### Exercise requirements
Find every line below with the string "nseg" and pick it out.

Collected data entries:
################
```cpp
void pgx_launch_fast(hipStream_t s, const float *gray, int F, int W, int H, float T,
                     unsigned long long *seg, uint32_t *segoff, int32_t *n_raw, uint32_t *raw_xy,
                     int32_t *raw_score, int raw_cap, int *status, bool compact)
{
    if (F <= 0 || W <= 0 || H <= 0) return;
    const int ntx = (W + TW - 1) / TW, nty = (H + TH - 1) / TH;
    const int nseg = H * ntx;
    hipLaunchKernelGGL(k_fast_planes, dim3(ntx, nty, F), dim3(256), 0, s, gray, W, H, T, seg, ntx, segoff);
    hipLaunchKernelGGL(k_seg_scan, dim3(F), dim3(1024), 0, s, nseg, segoff, n_raw, raw_cap, status);
    if (compact)
        hipLaunchKernelGGL(k_fast_compact, dim3((nseg + 255) / 256, F), dim3(256), 0, s, seg, segoff, H, ntx, raw_xy,
                           raw_score, raw_cap);
}
```

### photogrammetry_amd/csrc/k_image.hip

```cpp
#include "pgx_internal.h"

namespace {

__device__ __forceinline__ float gray_of(uint2 px)
{
    float r = (float)(px.x & 0xFFFFu), g = (float)(px.x >> 16), b = (float)(px.y & 0xFFFFu);
    float s = __fadd_rn(__fadd_rn(r, b), g);
    return __fdiv_rn(s, 196605.0f);
}

constexpr int FB = 4;

__device__ __forceinline__ uint2 widen8(uint32_t v)
{
    return make_uint2(__builtin_amdgcn_perm(v, v, 0x01010000u), __builtin_amdgcn_perm(v, v, 0x03030202u));
}

template <bool SRC8> struct SrcPix { using type = uint2; };
template <> struct SrcPix<true> { using type = uint32_t; };
template <bool SRC8> __device__ __forceinline__ uint2 load_px(const typename SrcPix<SRC8>::type *p);
template <> __device__ __forceinline__ uint2 load_px<false>(const uint2 *p) { return *p; }
template <> __device__ __forceinline__ uint2 load_px<true>(const uint32_t *p) { return widen8(*p); }

template <bool HAS_MAP, bool WRITE_RGBA, bool SRC8>
__global__ __launch_bounds__(256) void k_dewarp_gray(const typename SrcPix<SRC8>::type *__restrict__ rgba,
                                                     const int2 *__restrict__ map, int W, int H, int F,
                                                     float *__restrict__ gray, uint2 *__restrict__ dewarped, int *status)
{
    using Px = typename SrcPix<SRC8>::type;
    const size_t npix = (size_t)W * H;
    const int f0 = blockIdx.y * FB;
    const int nf = F - f0 < FB ? F - f0 : FB;
    const size_t ngroups = (npix + 3) / 4;
    const bool vec = (npix & 3) == 0 || F == 1;
    bool oob = false;
    for (size_t grp = (size_t)blockIdx.x * blockDim.x + threadIdx.x; grp < ngroups;
         grp += (size_t)gridDim.x * blockDim.x) {
        const size_t i0 = grp * 4;
        if (vec && i0 + 3 < npix) {
            size_t so[4];
            bool ok[4];
            if (HAS_MAP) {
                const int4 m01 = *reinterpret_cast<const int4 *>(map + i0);
                const int4 m23 = *reinterpret_cast<const int4 *>(map + i0 + 2);
                const int us[4] = {m01.x, m01.z, m23.x, m23.z};
                const int vs[4] = {m01.y, m01.w, m23.y, m23.w};
#pragma unroll
                for (int k = 0; k < 4; k++) {
                    const unsigned su = (unsigned)us[k] & 0xFFFFu, sv = (unsigned)vs[k] & 0xFFFFu;
                    ok[k] = su < (unsigned)W && sv < (unsigned)H;
                    oob |= !ok[k];
                    so[k] = ok[k] ? (size_t)sv * W + su : 0;
                }
            }
            uint2 px[FB][4];
// ... 21 lines not shown
#pragma unroll
                    for (int k = 0; k < 4; k++) if (!ok[k]) px[fb][k] = make_uint2(0, 0);
                }
                if (gray) {
                    const float4 g4 = make_float4(gray_of(px[fb][0]), gray_of(px[fb][1]), gray_of(px[fb][2]), gray_of(px[fb][3]));
                    *reinterpret_cast<float4 *>(gray + (size_t)(f0 + fb) * npix + i0) = g4;
                }
                if (WRITE_RGBA) {
                    uint2 *dout = dewarped + (size_t)(f0 + fb) * npix;
                    *reinterpret_cast<uint4 *>(dout + i0) = make_uint4(px[fb][0].x, px[fb][0].y, px[fb][1].x, px[fb][1].y);
                    *reinterpret_cast<uint4 *>(dout + i0 + 2) = make_uint4(px[fb][2].x, px[fb][2].y, px[fb][3].x, px[fb][3].y);
                }
            }
        } else {
            for (size_t i = i0; i < npix && i < i0 + 4; i++) {
                size_t o = i;
                bool okk = true;
                if (HAS_MAP) {
                    const int2 m = map[i];
                    const unsigned su = (unsigned)m.x & 0xFFFFu, sv = (unsigned)m.y & 0xFFFFu;
                    okk = su < (unsigned)W && sv < (unsigned)H;
                    oob |= !okk;
                    o = okk ? (size_t)sv * W + su : 0;
                }
                for (int fb = 0; fb < nf; fb++) {
                    const uint2 p = okk ? load_px<SRC8>(rgba + (size_t)(f0 + fb) * npix + o) : make_uint2(0, 0);
                    if (gray) gray[(size_t)(f0 + fb) * npix + i] = gray_of(p);
                    if (WRITE_RGBA) dewarped[(size_t)(f0 + fb) * npix + i] = p;
                }
            }
        }
    }
    if (HAS_MAP && oob) atomicOr(status, (int)PGX_ST_OOB_SOURCE);
}
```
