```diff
@@ -1638,7 +1688,8 @@
             const float r = __builtin_amdgcn_sqrtf(w) * 1.0001f + 2.f * A.gap_slack;
             return r * r;
         };
-        float lbx = inflate(lb);
+        float lbx = -1.f;
+        if (!skip_walk) lbx = inflate(lb);
         int lvis = -1;
         auto visit_pre = [&](int Tt, const float4* pre) -> bool {
             if (wave_any(lvis == Tt)) return false;
@@ -1975,7 +2026,7 @@
             if (l == 0) A.hint[T] = bt;
         }
 
-        if (!skip_walk && __any(amb)) {
+        if (__builtin_expect(!skip_walk && __any(amb), 0)) {
             double bd2 = 1e300;
             float sd2 = 3e38f;
             int bj = -1;
@@ -1990,10 +2041,11 @@
                 stage_f64(tg, ti, L);
                 if (l < ti.count) L.t.perm[l] = tg.perm[ti.start + l];
                 wave_sync();
+#pragma unroll 1
                 for (int g = 0; g < kSub; ++g) {
                     if (!((sub >> g) & 1u)) continue;
                     const int je = min(kSubRows * g + kSubRows, ti.count);
-#pragma unroll 4
+#pragma unroll 1
                     for (int jj = kSubRows * g; jj < je; ++jj) {
                         const double qq[3] = {L.t.x64[jj], L.t.y64[jj], L.t.z64[jj]};
                         const double d2 = dist2_exact<D>(qq, q.p64);
@@ -2251,15 +2303,16 @@
         WaveStat& X = s_lds[w].st;
         static_assert(NU <= kStatU && NV <= kStatV, "statistics terms fit the transpose image");
         const uint64_t onm = __ballot(on);
+        const uint32_t slots = stat_slots<D>(l);
         wave_sync();
-        double* const wu = &X.u[l & 15];
-        double* const wv = &X.v[l & 15];
+        double* const wu = &X.u[l & 31];
+        double* const wv = &X.v[l & 31];
         const double* const ru = &X.u[min(l & 15, NU - 1) * kStatRow + (l >> 4)];
         const double* const rv = &X.v[min(l & 15, NV - 1) * kStatRow + (l >> 4)];
 #pragma unroll
-        for (int g = 0; g < 4; ++g) {
-            if (((onm >> (16 * g)) & 0xFFFFull) == 0) continue;
-            if ((l >> 4) == g) {
+        for (int h = 0; h < 2; ++h) {
+            if ((uint32_t)(onm >> (32 * h)) == 0u) continue;
+            if ((l >> 5) == h) {
 #pragma unroll
                 for (int k = 0; k < NU; ++k) wu[k * kStatRow] = uel(k);
 #pragma unroll
@@ -2267,31 +2320,16 @@
             }
             wave_sync();
 #pragma unroll
-            for (int cc = 0; cc < 4; ++cc) {
-                if (((onm >> (16 * g + 4 * cc)) & 0xFull) == 0) continue;
+            for (int cc = 0; cc < 8; ++cc)
                 acc = __builtin_amdgcn_mfma_f64_16x16x4f64(ru[4 * cc], rv[4 * cc], acc, 0, 0, 0);
-            }
             wave_sync();
         }
         double* const wst = wstat(w);
         for (int k = l; k < NSX; k += 64) wst[k] = 0.0;
 #pragma unroll
         for (int j = 0; j < 4; ++j) {
-            const int p = (l >> 4) + 4 * j, qq = l & 15;
-            int idx = -1;
-            if (p < NS) {
-                if (qq < NS) idx = p * NS + qq;
-                else if (qq < NS + D) idx = NS * NS + p * D + (qq - NS);
-                else if (qq == NS + D) idx = NS * NS + NS * D + p;
-            } else if (p < NS + D) {
-                if (qq >= NS && qq < NS + D) idx = NS * NS + NS * D + NS + (p - NS) * D + (qq - NS);
-                else if (qq == NS + D) idx = NS * NS + NS * D + NS + D * D + (p - NS);
-            } else if (qq == NS + D && p <= NS + D + 1) {
-                idx = NS * NS + NS * D + NS + D * D + D + (p - NS - D);
-            } else if (qq == NS + D && p == NS + D + 2) {
-                idx = NSS + 3;
-            }
-            if (idx >= 0) wst[idx] = acc[j];
+            const int idx = (int)((slots >> (8 * j)) & 0xFFu);
+            if (idx != kNoSlot) wst[idx] = acc[j];
         }
         namb_total += (int)__popcll(__ballot(amb));
     }
```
################
### Output for this exercise
    const int nseg = H * ntx;
    hipLaunchKernelGGL(k_seg_scan, dim3(F), dim3(1024), 0, s, nseg, segoff, n_raw, raw_cap, status);
        hipLaunchKernelGGL(k_fast_compact, dim3((nseg + 255) / 256, F), dim3(256), 0, s, seg, segoff, H, ntx, raw_xy,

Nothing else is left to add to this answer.